For each line below, print it again exactly as shown.
───── Records for processing
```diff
@@ -372,6 +497,7 @@
     if (h->lb_done) { (void)hipEventSynchronize(h->lb_done); (void)hipEventDestroy(h->lb_done); h->lb_done = nullptr; }
     if (h->lb_ws) { (void)hipFree(h->lb_ws); h->lb_ws = nullptr; h->lb_ws_bytes = 0; }
     if (h->lb_stats) { (void)hipFree(h->lb_stats); h->lb_stats = nullptr; }
+    if (h->lb_coarse) { (void)hipFree(h->lb_coarse); h->lb_coarse = nullptr; h->lb_coarse_bytes = 0; h->lb_coarse_src = nullptr; }
 }
 
 int lookup23_binned(aix_index* h, const IndexDev& d, const uint8_t* q, uint64_t N, uint32_t* out, hipStream_t s) {
@@ -395,12 +521,24 @@
     g.cap = (uint32_t)cap;
     const uint64_t off_list = LB_HDR_BYTES, off_cnt = align_up(off_list + 4 * piece, 256), off_rec = align_up(off_cnt + 4ull * g.nbins * cap, 256);
     const uint64_t need = off_rec + 8ull * g.nbins * cap * LB_CH;
+    const uint64_t coarse_max = std::min<uint64_t>(env_u64("AIX_LOOKUP_TEST_COARSE_MAX", 0, LBC_MAX_WPS, LBC_MAX_WPS), LBC_MAX_WPS);
+    bool coarse = env_int("AIX_LOOKUP_COARSE", 0, 1, 1) == 1 && g.wps <= coarse_max;
+    const uint32_t cstride = (uint32_t)align_up(g.wps, 16);
+    const uint64_t need_coarse = (uint64_t)g.nbins * cstride;
 
     std::lock_guard<std::mutex> lk(h->lb_mutex);
     if (!h->lb_done && hipEventCreateWithFlags(&h->lb_done, hipEventDisableTiming) != hipSuccess) { (void)hipGetLastError(); h->lb_done = nullptr; return AIX_LB_NOT_TAKEN; }
     if (!h->lb_stats) {
-        if (hipMalloc((void**)&h->lb_stats, 32) != hipSuccess) { (void)hipGetLastError(); h->lb_stats = nullptr; return AIX_LB_NOT_TAKEN; }
-        HIPCHK(hipMemset(h->lb_stats, 0, 32));
+        if (hipMalloc((void**)&h->lb_stats, 8 * LB_NSTATS) != hipSuccess) { (void)hipGetLastError(); h->lb_stats = nullptr; return AIX_LB_NOT_TAKEN; }
+        HIPCHK(hipMemset(h->lb_stats, 0, 8 * LB_NSTATS));
+    }
+    if (coarse && need_coarse > h->lb_coarse_bytes) {
+        if (h->lb_used) HIPCHK(hipEventSynchronize(h->lb_done));
+        if (h->lb_coarse) { (void)hipFree(h->lb_coarse); h->lb_coarse = nullptr; }
+        h->lb_coarse_bytes = 0;
+        h->lb_coarse_src = nullptr;
+        if (hipMalloc((void**)&h->lb_coarse, need_coarse) != hipSuccess) { (void)hipGetLastError(); h->lb_coarse = nullptr; coarse = false; }
+        else h->lb_coarse_bytes = need_coarse;
     }
     if (need > h->lb_ws_bytes) {
         if (h->lb_used) HIPCHK(hipEventSynchronize(h->lb_done));
@@ -426,6 +564,18 @@
     w.stats = (unsigned long long*)h->lb_stats;
     const uint64_t test_grid_b = env_u64("AIX_LOOKUP_TEST_GRID_B", 1, LB_GRID_B, LB_GRID_B);
     const unsigned grid_b = (unsigned)std::min<uint64_t>(std::max<uint64_t>(((uint64_t)g.nbins * cap + LB_CPT - 1) / LB_CPT, 1), test_grid_b);
+    const unsigned grid_c = (unsigned)std::min<uint64_t>(std::max<uint64_t>((uint64_t)g.nbins * ((cap + LBC_CPT - 1) / LBC_CPT), 1), std::min<uint64_t>(test_grid_b, LBC_GRID));
+    if (coarse) {
+        if (h->lb_coarse_src != d.bloom || h->lb_coarse_nbloom != d.nbloom || h->lb_coarse_wps != g.wps) {
+            hipLaunchKernelGGL(k_lb_fold, dim3((unsigned)std::min<uint64_t>((need_coarse + 255) / 256, 4096)), dim3(256), 0, s, d.bloom, d.nbloom, g.wps, cstride,
+                               g.nbins, h->lb_coarse);
+            HIPCHK(hipGetLastError());
+            h->lb_coarse_src = d.bloom;
+            h->lb_coarse_nbloom = d.nbloom;
+            h->lb_coarse_wps = g.wps;
+        }
+        if (cstride > (16u << 10)) HIPCHK(hipFuncSetAttribute((const void*)k_lb_filter_coarse, hipFuncAttributeMaxDynamicSharedMemorySize, (int)cstride));
+    }
     for (uint64_t lo = 0; lo < N; lo += piece) {
         const uint32_t m = (uint32_t)std::min<uint64_t>(piece, N - lo);
         const uint8_t* qp = q + 23 * lo;
@@ -438,7 +588,8 @@
         if (sw != 2) HIPCHK(launch_lookup23_ascii(d, qp, m, MODE_TF, LookupOut{op, nullptr, nullptr, nullptr}, s, w.hdr + LB_FLAG));
         hipLaunchKernelGGL(k_lb_bin, dim3(std::min<unsigned>(grid_a, (m + LB_TILE - 1) / LB_TILE)), dim3(LB_TB), carry_bytes, s, d.nbloom, qp, m, g, w, op);
         HIPCHK(hipGetLastError());
-        hipLaunchKernelGGL(k_lb_filter, dim3(grid_b), dim3(LB_FB), 0, s, d.bloom, d.nbloom, g, w);
+        if (coarse) hipLaunchKernelGGL(k_lb_filter_coarse, dim3(grid_c), dim3(LBC_FB), cstride, s, d.bloom, d.nbloom, (const uint8_t*)h->lb_coarse, cstride, g, w);
+        else hipLaunchKernelGGL(k_lb_filter, dim3(grid_b), dim3(LB_FB), 0, s, d.bloom, d.nbloom, g, w);
         HIPCHK(hipGetLastError());
         HIPCHK(launch_lookup23_list(d, qp, w.list, w.hdr + LB_NSURV, m, w.hdr + LB_FLAG, op, w.stats + 3, s));
     }
@@ -455,3 +606,14 @@
     HIPCHK(hipMemcpy(out, h->lb_stats, 32, hipMemcpyDeviceToHost));
     return AIX_OK;
 }
+
+extern "C" int aix_lookup_binned_coarse_stats(aix_index_t* h, uint64_t out[2]) {
+    if (!h || !out) return AIX_ERR_ARG;
+    DevGuard g(h->device);
+    std::lock_guard<std::mutex> lk(h->lb_mutex);
+    out[0] = out[1] = 0;
+    if (!h->lb_stats) return AIX_OK;
+    if (h->lb_used) HIPCHK(hipEventSynchronize(h->lb_done));
+    HIPCHK(hipMemcpy(out, h->lb_stats + 4, 16, hipMemcpyDeviceToHost));
+    return AIX_OK;
+}
diff --git a/include/aindex_hip.h b/include/aindex_hip.h
--- a/include/aindex_hip.h
+++ b/include/aindex_hip.h
@@ -97,6 +97,7 @@
 int aix_tf_batch_ascii(aix_index_t* h, const char* kmers, uint64_t N, uint32_t* out);
 int aix_tf_batch_ascii_dev(aix_index_t* h, const char* d_kmers, uint64_t N, uint32_t* d_out, void* stream);
 int aix_lookup_binned_stats(aix_index_t* h, uint64_t out[4]);
+int aix_lookup_binned_coarse_stats(aix_index_t* h, uint64_t out[2]);
 int aix_tf_batch_codes(aix_index_t* h, const uint64_t* codes, uint64_t N, uint32_t* out);
 int aix_tf_batch_codes_dev(aix_index_t* h, const uint64_t* d_codes, uint64_t N, uint32_t* d_out, void* stream);
 int aix_tf_batch_ragged(aix_index_t* h, const char* bytes, const uint64_t* offsets, uint64_t N, uint32_t* out);
```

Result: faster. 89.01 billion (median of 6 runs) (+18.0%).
──────────
● **Answer to the exercise**
```diff
@@ -372,6 +497,7 @@
     if (h->lb_done) { (void)hipEventSynchronize(h->lb_done); (void)hipEventDestroy(h->lb_done); h->lb_done = nullptr; }
     if (h->lb_ws) { (void)hipFree(h->lb_ws); h->lb_ws = nullptr; h->lb_ws_bytes = 0; }
     if (h->lb_stats) { (void)hipFree(h->lb_stats); h->lb_stats = nullptr; }
+    if (h->lb_coarse) { (void)hipFree(h->lb_coarse); h->lb_coarse = nullptr; h->lb_coarse_bytes = 0; h->lb_coarse_src = nullptr; }
 }
 
 int lookup23_binned(aix_index* h, const IndexDev& d, const uint8_t* q, uint64_t N, uint32_t* out, hipStream_t s) {
@@ -395,12 +521,24 @@
     g.cap = (uint32_t)cap;
     const uint64_t off_list = LB_HDR_BYTES, off_cnt = align_up(off_list + 4 * piece, 256), off_rec = align_up(off_cnt + 4ull * g.nbins * cap, 256);
     const uint64_t need = off_rec + 8ull * g.nbins * cap * LB_CH;
+    const uint64_t coarse_max = std::min<uint64_t>(env_u64("AIX_LOOKUP_TEST_COARSE_MAX", 0, LBC_MAX_WPS, LBC_MAX_WPS), LBC_MAX_WPS);
+    bool coarse = env_int("AIX_LOOKUP_COARSE", 0, 1, 1) == 1 && g.wps <= coarse_max;
+    const uint32_t cstride = (uint32_t)align_up(g.wps, 16);
+    const uint64_t need_coarse = (uint64_t)g.nbins * cstride;
 
     std::lock_guard<std::mutex> lk(h->lb_mutex);
     if (!h->lb_done && hipEventCreateWithFlags(&h->lb_done, hipEventDisableTiming) != hipSuccess) { (void)hipGetLastError(); h->lb_done = nullptr; return AIX_LB_NOT_TAKEN; }
     if (!h->lb_stats) {
-        if (hipMalloc((void**)&h->lb_stats, 32) != hipSuccess) { (void)hipGetLastError(); h->lb_stats = nullptr; return AIX_LB_NOT_TAKEN; }
-        HIPCHK(hipMemset(h->lb_stats, 0, 32));
+        if (hipMalloc((void**)&h->lb_stats, 8 * LB_NSTATS) != hipSuccess) { (void)hipGetLastError(); h->lb_stats = nullptr; return AIX_LB_NOT_TAKEN; }
+        HIPCHK(hipMemset(h->lb_stats, 0, 8 * LB_NSTATS));
+    }
+    if (coarse && need_coarse > h->lb_coarse_bytes) {
+        if (h->lb_used) HIPCHK(hipEventSynchronize(h->lb_done));
+        if (h->lb_coarse) { (void)hipFree(h->lb_coarse); h->lb_coarse = nullptr; }
+        h->lb_coarse_bytes = 0;
+        h->lb_coarse_src = nullptr;
+        if (hipMalloc((void**)&h->lb_coarse, need_coarse) != hipSuccess) { (void)hipGetLastError(); h->lb_coarse = nullptr; coarse = false; }
+        else h->lb_coarse_bytes = need_coarse;
     }
     if (need > h->lb_ws_bytes) {
         if (h->lb_used) HIPCHK(hipEventSynchronize(h->lb_done));
@@ -426,6 +564,18 @@
     w.stats = (unsigned long long*)h->lb_stats;
     const uint64_t test_grid_b = env_u64("AIX_LOOKUP_TEST_GRID_B", 1, LB_GRID_B, LB_GRID_B);
     const unsigned grid_b = (unsigned)std::min<uint64_t>(std::max<uint64_t>(((uint64_t)g.nbins * cap + LB_CPT - 1) / LB_CPT, 1), test_grid_b);
+    const unsigned grid_c = (unsigned)std::min<uint64_t>(std::max<uint64_t>((uint64_t)g.nbins * ((cap + LBC_CPT - 1) / LBC_CPT), 1), std::min<uint64_t>(test_grid_b, LBC_GRID));
+    if (coarse) {
+        if (h->lb_coarse_src != d.bloom || h->lb_coarse_nbloom != d.nbloom || h->lb_coarse_wps != g.wps) {
+            hipLaunchKernelGGL(k_lb_fold, dim3((unsigned)std::min<uint64_t>((need_coarse + 255) / 256, 4096)), dim3(256), 0, s, d.bloom, d.nbloom, g.wps, cstride,
+                               g.nbins, h->lb_coarse);
+            HIPCHK(hipGetLastError());
+            h->lb_coarse_src = d.bloom;
+            h->lb_coarse_nbloom = d.nbloom;
+            h->lb_coarse_wps = g.wps;
+        }
+        if (cstride > (16u << 10)) HIPCHK(hipFuncSetAttribute((const void*)k_lb_filter_coarse, hipFuncAttributeMaxDynamicSharedMemorySize, (int)cstride));
+    }
     for (uint64_t lo = 0; lo < N; lo += piece) {
         const uint32_t m = (uint32_t)std::min<uint64_t>(piece, N - lo);
         const uint8_t* qp = q + 23 * lo;
@@ -438,7 +588,8 @@
         if (sw != 2) HIPCHK(launch_lookup23_ascii(d, qp, m, MODE_TF, LookupOut{op, nullptr, nullptr, nullptr}, s, w.hdr + LB_FLAG));
         hipLaunchKernelGGL(k_lb_bin, dim3(std::min<unsigned>(grid_a, (m + LB_TILE - 1) / LB_TILE)), dim3(LB_TB), carry_bytes, s, d.nbloom, qp, m, g, w, op);
         HIPCHK(hipGetLastError());
-        hipLaunchKernelGGL(k_lb_filter, dim3(grid_b), dim3(LB_FB), 0, s, d.bloom, d.nbloom, g, w);
+        if (coarse) hipLaunchKernelGGL(k_lb_filter_coarse, dim3(grid_c), dim3(LBC_FB), cstride, s, d.bloom, d.nbloom, (const uint8_t*)h->lb_coarse, cstride, g, w);
+        else hipLaunchKernelGGL(k_lb_filter, dim3(grid_b), dim3(LB_FB), 0, s, d.bloom, d.nbloom, g, w);
         HIPCHK(hipGetLastError());
         HIPCHK(launch_lookup23_list(d, qp, w.list, w.hdr + LB_NSURV, m, w.hdr + LB_FLAG, op, w.stats + 3, s));
     }
@@ -455,3 +606,14 @@
     HIPCHK(hipMemcpy(out, h->lb_stats, 32, hipMemcpyDeviceToHost));
     return AIX_OK;
 }
+
+extern "C" int aix_lookup_binned_coarse_stats(aix_index_t* h, uint64_t out[2]) {
+    if (!h || !out) return AIX_ERR_ARG;
+    DevGuard g(h->device);
+    std::lock_guard<std::mutex> lk(h->lb_mutex);
+    out[0] = out[1] = 0;
+    if (!h->lb_stats) return AIX_OK;
+    if (h->lb_used) HIPCHK(hipEventSynchronize(h->lb_done));
+    HIPCHK(hipMemcpy(out, h->lb_stats + 4, 16, hipMemcpyDeviceToHost));
+    return AIX_OK;
+}
diff --git a/include/aindex_hip.h b/include/aindex_hip.h
--- a/include/aindex_hip.h
+++ b/include/aindex_hip.h
@@ -97,6 +97,7 @@
 int aix_tf_batch_ascii(aix_index_t* h, const char* kmers, uint64_t N, uint32_t* out);
 int aix_tf_batch_ascii_dev(aix_index_t* h, const char* d_kmers, uint64_t N, uint32_t* d_out, void* stream);
 int aix_lookup_binned_stats(aix_index_t* h, uint64_t out[4]);
+int aix_lookup_binned_coarse_stats(aix_index_t* h, uint64_t out[2]);
 int aix_tf_batch_codes(aix_index_t* h, const uint64_t* codes, uint64_t N, uint32_t* out);
 int aix_tf_batch_codes_dev(aix_index_t* h, const uint64_t* d_codes, uint64_t N, uint32_t* d_out, void* stream);
 int aix_tf_batch_ragged(aix_index_t* h, const char* bytes, const uint64_t* offsets, uint64_t N, uint32_t* out);
```

Result: faster. 89.01 billion (median of 6 runs) (+18.0%).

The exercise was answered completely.